*WHAT THE TASK ASKS:* Where does the word "fail" show up in the data? Please find each such line and copy it.

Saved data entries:
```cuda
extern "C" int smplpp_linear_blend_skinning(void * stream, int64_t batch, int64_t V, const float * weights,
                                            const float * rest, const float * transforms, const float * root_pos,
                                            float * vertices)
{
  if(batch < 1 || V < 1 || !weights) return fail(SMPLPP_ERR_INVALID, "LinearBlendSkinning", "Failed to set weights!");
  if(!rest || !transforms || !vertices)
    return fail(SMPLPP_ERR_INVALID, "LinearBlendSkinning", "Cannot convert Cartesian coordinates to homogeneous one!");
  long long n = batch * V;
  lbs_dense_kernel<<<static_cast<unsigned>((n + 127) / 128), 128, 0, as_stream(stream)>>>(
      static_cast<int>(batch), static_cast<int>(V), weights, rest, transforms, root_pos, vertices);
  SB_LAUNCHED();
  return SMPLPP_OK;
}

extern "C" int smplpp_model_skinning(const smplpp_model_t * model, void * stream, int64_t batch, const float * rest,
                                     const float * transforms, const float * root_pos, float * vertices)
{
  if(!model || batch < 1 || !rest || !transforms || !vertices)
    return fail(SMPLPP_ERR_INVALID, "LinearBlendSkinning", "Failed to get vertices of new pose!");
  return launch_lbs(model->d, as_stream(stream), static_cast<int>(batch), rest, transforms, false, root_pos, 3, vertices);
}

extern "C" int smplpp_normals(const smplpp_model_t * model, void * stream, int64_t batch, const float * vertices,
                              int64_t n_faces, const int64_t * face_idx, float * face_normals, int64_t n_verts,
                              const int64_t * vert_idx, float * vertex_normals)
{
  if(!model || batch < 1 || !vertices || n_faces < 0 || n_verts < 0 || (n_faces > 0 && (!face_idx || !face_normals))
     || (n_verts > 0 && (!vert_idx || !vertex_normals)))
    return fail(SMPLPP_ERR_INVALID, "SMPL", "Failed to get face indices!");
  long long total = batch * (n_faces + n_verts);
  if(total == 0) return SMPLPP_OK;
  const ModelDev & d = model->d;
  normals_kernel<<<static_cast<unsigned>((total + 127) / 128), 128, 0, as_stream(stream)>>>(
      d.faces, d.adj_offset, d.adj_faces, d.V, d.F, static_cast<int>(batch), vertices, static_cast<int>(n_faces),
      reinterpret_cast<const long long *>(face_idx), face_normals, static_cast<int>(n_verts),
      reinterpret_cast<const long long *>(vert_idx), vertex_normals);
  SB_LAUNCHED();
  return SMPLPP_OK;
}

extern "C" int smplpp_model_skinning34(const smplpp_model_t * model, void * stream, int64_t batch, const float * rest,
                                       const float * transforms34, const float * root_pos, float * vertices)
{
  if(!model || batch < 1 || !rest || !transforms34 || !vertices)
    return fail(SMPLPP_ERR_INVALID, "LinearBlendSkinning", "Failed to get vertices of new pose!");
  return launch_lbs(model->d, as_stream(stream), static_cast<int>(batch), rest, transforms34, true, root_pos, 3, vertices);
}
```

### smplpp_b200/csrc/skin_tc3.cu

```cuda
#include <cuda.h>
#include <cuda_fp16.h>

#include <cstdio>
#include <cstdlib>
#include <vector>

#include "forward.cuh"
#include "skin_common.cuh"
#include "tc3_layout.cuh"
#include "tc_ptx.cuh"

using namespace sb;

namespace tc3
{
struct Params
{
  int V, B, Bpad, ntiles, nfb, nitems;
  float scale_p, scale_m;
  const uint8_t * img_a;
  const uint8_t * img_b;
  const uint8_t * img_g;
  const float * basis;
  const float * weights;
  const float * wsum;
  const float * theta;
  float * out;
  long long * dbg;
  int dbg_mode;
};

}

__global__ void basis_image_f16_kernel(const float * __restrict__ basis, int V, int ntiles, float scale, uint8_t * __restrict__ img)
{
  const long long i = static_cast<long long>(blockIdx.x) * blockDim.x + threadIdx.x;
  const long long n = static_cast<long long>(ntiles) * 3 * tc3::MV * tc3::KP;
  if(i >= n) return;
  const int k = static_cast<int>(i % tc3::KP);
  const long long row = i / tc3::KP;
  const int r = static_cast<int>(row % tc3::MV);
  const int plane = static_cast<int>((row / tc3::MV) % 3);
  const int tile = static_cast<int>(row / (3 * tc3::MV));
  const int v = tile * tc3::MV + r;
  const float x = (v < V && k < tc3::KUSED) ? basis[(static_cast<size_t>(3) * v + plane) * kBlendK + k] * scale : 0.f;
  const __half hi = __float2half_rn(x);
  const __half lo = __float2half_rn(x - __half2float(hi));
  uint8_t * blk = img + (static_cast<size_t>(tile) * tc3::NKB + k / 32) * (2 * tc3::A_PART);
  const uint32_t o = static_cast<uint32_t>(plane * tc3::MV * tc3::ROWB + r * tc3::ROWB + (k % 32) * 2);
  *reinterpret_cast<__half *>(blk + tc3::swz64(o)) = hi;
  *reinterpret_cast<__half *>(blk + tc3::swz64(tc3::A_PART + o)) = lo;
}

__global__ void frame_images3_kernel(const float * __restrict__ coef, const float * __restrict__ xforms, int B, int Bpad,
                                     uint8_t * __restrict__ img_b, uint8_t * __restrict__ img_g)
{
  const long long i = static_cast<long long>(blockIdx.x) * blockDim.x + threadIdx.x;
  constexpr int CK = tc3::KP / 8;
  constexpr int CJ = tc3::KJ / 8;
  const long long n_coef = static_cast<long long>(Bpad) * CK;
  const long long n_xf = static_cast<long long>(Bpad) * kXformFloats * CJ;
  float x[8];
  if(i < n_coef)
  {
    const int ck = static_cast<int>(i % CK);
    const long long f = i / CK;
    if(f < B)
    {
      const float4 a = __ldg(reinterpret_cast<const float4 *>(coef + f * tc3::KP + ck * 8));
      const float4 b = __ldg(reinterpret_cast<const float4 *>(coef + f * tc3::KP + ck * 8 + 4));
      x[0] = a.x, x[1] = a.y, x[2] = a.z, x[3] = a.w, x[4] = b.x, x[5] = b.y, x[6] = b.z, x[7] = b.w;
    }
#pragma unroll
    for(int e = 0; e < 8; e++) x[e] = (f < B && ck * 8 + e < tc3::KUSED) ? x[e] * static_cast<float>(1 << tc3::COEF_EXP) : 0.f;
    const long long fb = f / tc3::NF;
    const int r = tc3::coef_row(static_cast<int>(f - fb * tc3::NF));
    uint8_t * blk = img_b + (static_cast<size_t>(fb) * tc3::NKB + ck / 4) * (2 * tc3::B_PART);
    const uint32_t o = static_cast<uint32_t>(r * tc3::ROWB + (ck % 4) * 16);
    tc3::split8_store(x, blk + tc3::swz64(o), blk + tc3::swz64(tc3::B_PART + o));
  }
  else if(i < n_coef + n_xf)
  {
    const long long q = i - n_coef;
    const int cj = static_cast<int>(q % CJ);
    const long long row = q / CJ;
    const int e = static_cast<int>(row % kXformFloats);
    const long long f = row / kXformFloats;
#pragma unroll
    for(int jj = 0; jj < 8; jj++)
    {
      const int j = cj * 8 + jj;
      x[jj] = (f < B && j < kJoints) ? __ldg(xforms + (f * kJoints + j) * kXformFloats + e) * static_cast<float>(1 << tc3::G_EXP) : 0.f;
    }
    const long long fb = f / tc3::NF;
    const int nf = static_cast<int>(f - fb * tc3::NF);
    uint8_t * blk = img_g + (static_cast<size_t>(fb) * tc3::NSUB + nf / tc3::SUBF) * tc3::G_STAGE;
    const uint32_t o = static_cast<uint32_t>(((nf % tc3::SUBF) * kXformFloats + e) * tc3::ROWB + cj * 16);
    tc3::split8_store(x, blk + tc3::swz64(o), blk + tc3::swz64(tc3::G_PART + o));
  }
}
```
==
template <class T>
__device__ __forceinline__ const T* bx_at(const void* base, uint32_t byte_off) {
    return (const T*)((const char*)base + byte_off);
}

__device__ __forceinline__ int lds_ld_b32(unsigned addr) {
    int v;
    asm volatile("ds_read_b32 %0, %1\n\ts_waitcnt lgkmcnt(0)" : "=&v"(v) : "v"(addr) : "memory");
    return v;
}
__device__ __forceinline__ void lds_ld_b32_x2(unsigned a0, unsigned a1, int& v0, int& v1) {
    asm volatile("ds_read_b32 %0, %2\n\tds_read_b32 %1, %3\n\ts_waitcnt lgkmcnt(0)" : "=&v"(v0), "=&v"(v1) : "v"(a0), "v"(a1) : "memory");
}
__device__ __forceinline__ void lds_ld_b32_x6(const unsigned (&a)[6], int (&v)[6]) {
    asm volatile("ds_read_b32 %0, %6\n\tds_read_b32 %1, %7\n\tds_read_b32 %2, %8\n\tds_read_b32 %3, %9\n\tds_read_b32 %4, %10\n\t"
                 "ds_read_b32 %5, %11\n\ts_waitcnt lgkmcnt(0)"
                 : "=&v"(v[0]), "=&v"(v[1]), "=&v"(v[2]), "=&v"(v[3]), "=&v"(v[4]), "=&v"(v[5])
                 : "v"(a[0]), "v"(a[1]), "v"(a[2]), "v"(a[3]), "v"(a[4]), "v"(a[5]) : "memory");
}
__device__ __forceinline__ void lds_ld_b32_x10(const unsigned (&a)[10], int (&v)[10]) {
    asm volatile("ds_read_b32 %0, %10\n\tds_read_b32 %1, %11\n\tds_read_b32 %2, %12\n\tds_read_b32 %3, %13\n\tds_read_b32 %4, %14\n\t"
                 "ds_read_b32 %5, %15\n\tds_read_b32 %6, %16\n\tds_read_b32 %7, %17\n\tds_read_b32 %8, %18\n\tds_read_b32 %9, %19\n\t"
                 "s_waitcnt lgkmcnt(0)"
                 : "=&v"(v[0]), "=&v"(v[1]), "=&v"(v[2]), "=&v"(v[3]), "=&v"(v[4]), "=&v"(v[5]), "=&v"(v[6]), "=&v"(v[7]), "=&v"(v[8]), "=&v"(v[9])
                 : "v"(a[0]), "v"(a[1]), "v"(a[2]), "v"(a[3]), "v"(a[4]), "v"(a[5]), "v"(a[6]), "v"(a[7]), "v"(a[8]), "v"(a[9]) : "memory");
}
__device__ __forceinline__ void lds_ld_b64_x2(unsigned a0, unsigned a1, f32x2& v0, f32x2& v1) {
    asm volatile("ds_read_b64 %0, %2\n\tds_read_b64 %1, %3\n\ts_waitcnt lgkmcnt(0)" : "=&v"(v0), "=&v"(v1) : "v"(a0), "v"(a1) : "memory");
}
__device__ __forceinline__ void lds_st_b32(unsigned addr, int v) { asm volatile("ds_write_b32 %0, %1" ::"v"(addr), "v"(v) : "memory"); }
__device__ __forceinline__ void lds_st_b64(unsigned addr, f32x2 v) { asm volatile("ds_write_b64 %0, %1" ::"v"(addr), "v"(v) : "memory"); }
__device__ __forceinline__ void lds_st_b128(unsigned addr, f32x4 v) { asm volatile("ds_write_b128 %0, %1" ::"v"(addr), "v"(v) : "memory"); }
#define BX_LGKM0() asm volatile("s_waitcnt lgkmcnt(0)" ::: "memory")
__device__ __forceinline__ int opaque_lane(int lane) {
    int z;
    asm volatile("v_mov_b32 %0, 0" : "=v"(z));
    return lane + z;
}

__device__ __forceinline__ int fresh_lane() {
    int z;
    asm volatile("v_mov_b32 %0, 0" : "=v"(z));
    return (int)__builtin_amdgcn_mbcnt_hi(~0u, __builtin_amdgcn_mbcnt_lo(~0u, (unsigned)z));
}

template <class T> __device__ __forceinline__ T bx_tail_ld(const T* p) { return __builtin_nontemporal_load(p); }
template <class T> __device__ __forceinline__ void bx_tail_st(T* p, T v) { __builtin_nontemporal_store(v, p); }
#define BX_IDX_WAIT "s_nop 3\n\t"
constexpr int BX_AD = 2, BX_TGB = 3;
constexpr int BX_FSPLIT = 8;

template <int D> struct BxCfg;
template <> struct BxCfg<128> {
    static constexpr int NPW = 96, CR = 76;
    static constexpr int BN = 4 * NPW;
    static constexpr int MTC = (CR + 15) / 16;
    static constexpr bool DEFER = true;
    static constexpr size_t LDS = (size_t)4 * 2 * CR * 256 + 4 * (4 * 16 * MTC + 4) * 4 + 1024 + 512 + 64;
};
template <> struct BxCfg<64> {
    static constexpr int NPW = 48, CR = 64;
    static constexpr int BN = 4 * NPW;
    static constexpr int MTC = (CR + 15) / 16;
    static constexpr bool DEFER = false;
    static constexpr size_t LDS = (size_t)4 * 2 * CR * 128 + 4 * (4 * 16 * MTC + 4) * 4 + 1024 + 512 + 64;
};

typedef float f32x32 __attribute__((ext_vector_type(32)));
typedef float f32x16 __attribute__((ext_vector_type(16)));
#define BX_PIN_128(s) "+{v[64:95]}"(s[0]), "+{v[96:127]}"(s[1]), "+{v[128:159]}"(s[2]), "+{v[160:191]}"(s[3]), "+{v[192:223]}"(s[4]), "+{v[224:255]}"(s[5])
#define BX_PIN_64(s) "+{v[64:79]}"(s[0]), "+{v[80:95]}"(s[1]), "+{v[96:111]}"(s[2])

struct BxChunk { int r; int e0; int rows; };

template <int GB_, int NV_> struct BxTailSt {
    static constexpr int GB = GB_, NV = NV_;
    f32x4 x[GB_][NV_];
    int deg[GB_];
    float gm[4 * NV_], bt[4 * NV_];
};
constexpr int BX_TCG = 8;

*WORKED SOLUTION:*
  if(batch < 1 || V < 1 || !weights) return fail(SMPLPP_ERR_INVALID, "LinearBlendSkinning", "Failed to set weights!");
    return fail(SMPLPP_ERR_INVALID, "LinearBlendSkinning", "Cannot convert Cartesian coordinates to homogeneous one!");
    return fail(SMPLPP_ERR_INVALID, "LinearBlendSkinning", "Failed to get vertices of new pose!");
    return fail(SMPLPP_ERR_INVALID, "SMPL", "Failed to get face indices!");
    return fail(SMPLPP_ERR_INVALID, "LinearBlendSkinning", "Failed to get vertices of new pose!");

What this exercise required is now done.